Think u didnt quite get my question.But then how long must I date in nz before I marry?.And what about residence?.After marriage,how long will it take to obtain residence?.
Please any insight?.


----------



## gowutheo

well,i think i have to explain things better for help.
I have been in a stable relationship with a nz lady for just 2 months.we have plans to get married and i wanna take a tourist visa there and then marry with her.After the marriage,how long will it take for all needed papers to live there?.


----------



## topcat83

gowutheo said:


> well,i think i have to explain things better for help.
> I have been in a stable relationship with a nz lady for just 2 months.we have plans to get married and i wanna take a tourist visa there and then marry with her.After the marriage,how long will it take for all needed papers to live there?.


Same answer as before - you will need to prove a relationship (not a marriage) for about 2 years before it will be considered for immigration purposes. 

Otherwise you'll have to get points for a residents visa or work visa like everyone else!


----------



## Yvonne.72

gowutheo said:


> well,i think i have to explain things better for help.
> I have been in a stable relationship with a nz lady for just 2 months.we have plans to get married and i wanna take a tourist visa there and then marry with her.After the marriage,how long will it take for all needed papers to live there?.


Two months isn't anywhere near long enough, as others have told you - 2 years is the norm. 

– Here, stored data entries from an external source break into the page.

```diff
diff --git a/include/demonet_hip.h b/include/demonet_hip.h
--- a/include/demonet_hip.h
+++ b/include/demonet_hip.h
@@ -106,6 +106,11 @@
                   int n, int h, int w, int cin, int cout, int k, int stride, int pad, int dil, int act, void* stream);
 DN_API int dn_depthwise_conv(const void* x_dev, const void* w_dev, const float* bias_dev, void* out_dev,
                       int n, int h, int w, int c, int k, int stride, int pad, int act, void* stream);
+DN_API int dn_depthwise_pool_blocks(int h, int w, int c, int k, int stride, int pad);
+DN_API int dn_depthwise_conv_pool(const void* x_dev, const void* w_dev, const float* bias_dev, void* out_dev,
+                      int n, int h, int w, int c, int k, int stride, int pad, int act, float* pool_dev,
+                      const void* se_w1t_dev, const float* se_b1_dev, const void* se_w2t_dev, const float* se_b2_dev,
+                      float* se_scale_dev, unsigned* se_counter_dev, int squeeze, void* stream);
 
 DN_API int dn_expand_depthwise(const void* x_dev, const void* w1_dev, const float* b1_dev, const void* wd_dev, const float* bd_dev,
                         const void* w3_dev, const float* b3_dev, void* out_dev, float* pool_partial_dev,
```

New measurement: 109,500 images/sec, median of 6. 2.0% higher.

If you go to New Zealand and get married on a tourist visa you will most likely be required to leave when your permit expires, unless you can get a job and a work permit that will allow you to remain in New Zealand for long enough to prove you have a lasting and genuine relationship.

In other words if she goes back to live in New Zealand in the next two years and you're not with her your chances of getting permanent residency are very slim indeed.


----------



## gowutheo

thanks guys,u doing a great work.
I am looking then at this option.move to nz as tourist,marry my fiancee,continue to extend my visa each time until at least two yrs elapses and then able to work out the residence permit after that.is that a good option guys?.


----------



## topcat83

gowutheo said:


> thanks guys,u doing a great work.
> I am looking then at this option.move to nz as tourist,marry my fiancee,continue to extend my visa each time until at least two yrs elapses and then able to work out the residence permit after that.is that a good option guys?.

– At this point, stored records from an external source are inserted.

# thu-ml/zhusuan

Hardware: NVIDIA B200
Metric: leapfrog-steps*chains/sec (higher is better)
Workload: dtype f32

## Files before the change

include/zsb200.h:

```cpp
#ifndef ZSB200_H_
#define ZSB200_H_
#include <stddef.h>
#include <stdint.h>

#ifdef __cplusplus
extern "C" {
#endif

#define ZSB_OK 0
#define ZSB_ERR_INVALID (-1)
#define ZSB_ERR_CUDA (-2)
#define ZSB_ERR_UNSUPPORTED (-3)

int zsb_version(void);
int zsb_last_error(char* buf, size_t n);
int zsb_device_count(void);
int zsb_stream_sync(void* stream);
int zsb_random_set_device_epoch(const uint32_t* epoch);
int zsb_random_bump_epoch(uint32_t* epoch, uint32_t by, void* stream);

enum {
  ZSB_HMC_STATE_T = 0, ZSB_HMC_STATE_STEP_SIZE = 1, ZSB_HMC_STATE_TUNER_STEP = 2,
  ZSB_HMC_STATE_LOG_EPS_BAR = 3, ZSB_HMC_STATE_H_BAR = 4, ZSB_HMC_STATE_MU = 5,
  ZSB_HMC_STATE_EWMV_T = 6, ZSB_HMC_STATE_EPS_USED = 7, ZSB_HMC_STATE_ACC_MEAN = 8,
// ... 153 lines not shown
                               int64_t D, int impl, void* stream);
int zsb_hmc_dense_tc_config(int bk);
int zsb_hmc_dense_split_lo_f32(const float* q, float* lo, int64_t n, void* stream);
int zsb_hmc_dense_h16_prepare_f32(const float* q, void* planes, float* scales, int64_t n,
                                  void* stream);
int zsb_hmc_dense_leapfrog_h16_f32(const float* q_cur, const void* q_cur_planes, float* q_next,
                                   void* q_next_planes, const float* p_in, float* p_out,
                                   const void* P_h16, const void* P_l16, const float* scales,
                                   const float* bvec, const float* mu, const float* mass,
                                   const float* state, float p_scale, float* lp_part,
                                   float* k_part, int64_t chains, int64_t D, void* stream);
int zsb_hmc_dense_h16i_prepare_f32(const float* q, float* scales, int64_t n, void* stream);
int zsb_hmc_dense_leapfrog_h16i_f32(const float* q_cur, float* q_next, const float* p_in,
                                    float* p_out, const void* P_h16, const void* P_l16,
                                    float* scales, int pass_index, const float* bvec,
                                    const float* mu, const float* mass, const float* state,
                                    float p_scale, float* lp_part, float* k_part, int64_t chains,
                                    int64_t D, void* stream);
int zsb_hmc_dense_trajectory_h16_f32(const float* q0, const void* planes0, float* qa,
                                     void* planes_a, float* qb, void* planes_b, const float* p0,
                                     float* pw, const void* P_h16, const void* P_l16,
                                     const float* scales, const float* bvec, const float* mu,
                                     const float* mass, const float* state, float* lp0_part,
                                     float* lp1_part, float* k_part, int64_t chains, int64_t D,
                                     int n_leapfrogs, void* stream);
int zsb_hmc_dense_resident_flags(int64_t chains);
int zsb_hmc_dense_resident_group(int64_t D);
int zsb_hmc_dense_resident_h16_f32(void* planes0, void* planes1, const float* p0, float* pw,
                                   const void* P_h16, const void* P_l16, const float* scales,
                                   const float* bvec, const float* mu, const float* mass,
                                   const float* state, float* lp0_part, float* lp1_part,
                                   float* k_part, int32_t* flags, int64_t chains, int64_t D,
                                   int n_leapfrogs, void* stream);
int zsb_hmc_dense_select_planes_f32(float* q, const void* planes, const float* scales,
                                    const int32_t* accept, int64_t chains, int64_t D,
                                    void* stream);
int zsb_hmc_dense_finish_f32(const float* lp_part, const float* k_part, int ntiles, int64_t chains,
                             float const_term, float* lp_out, float* k_out, void* stream);
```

Read Yvonnes post more closely.....


----------



## gowutheo

thanks folks.
Do we have people waiting for their work permit and yet doing some casual work in nz?.Is that legal to do?.What type of document do they use if this is the case.


----------



## lisamct

ReinetteRenee said:


> BTW i just found out you can only be in New Zealand for 2 years on a work visa and need to apply for residency before the end of the two years. if your residency is still in pending they will let you apply for a further work visa but they will only grant it for a year at a time till your residency comes through.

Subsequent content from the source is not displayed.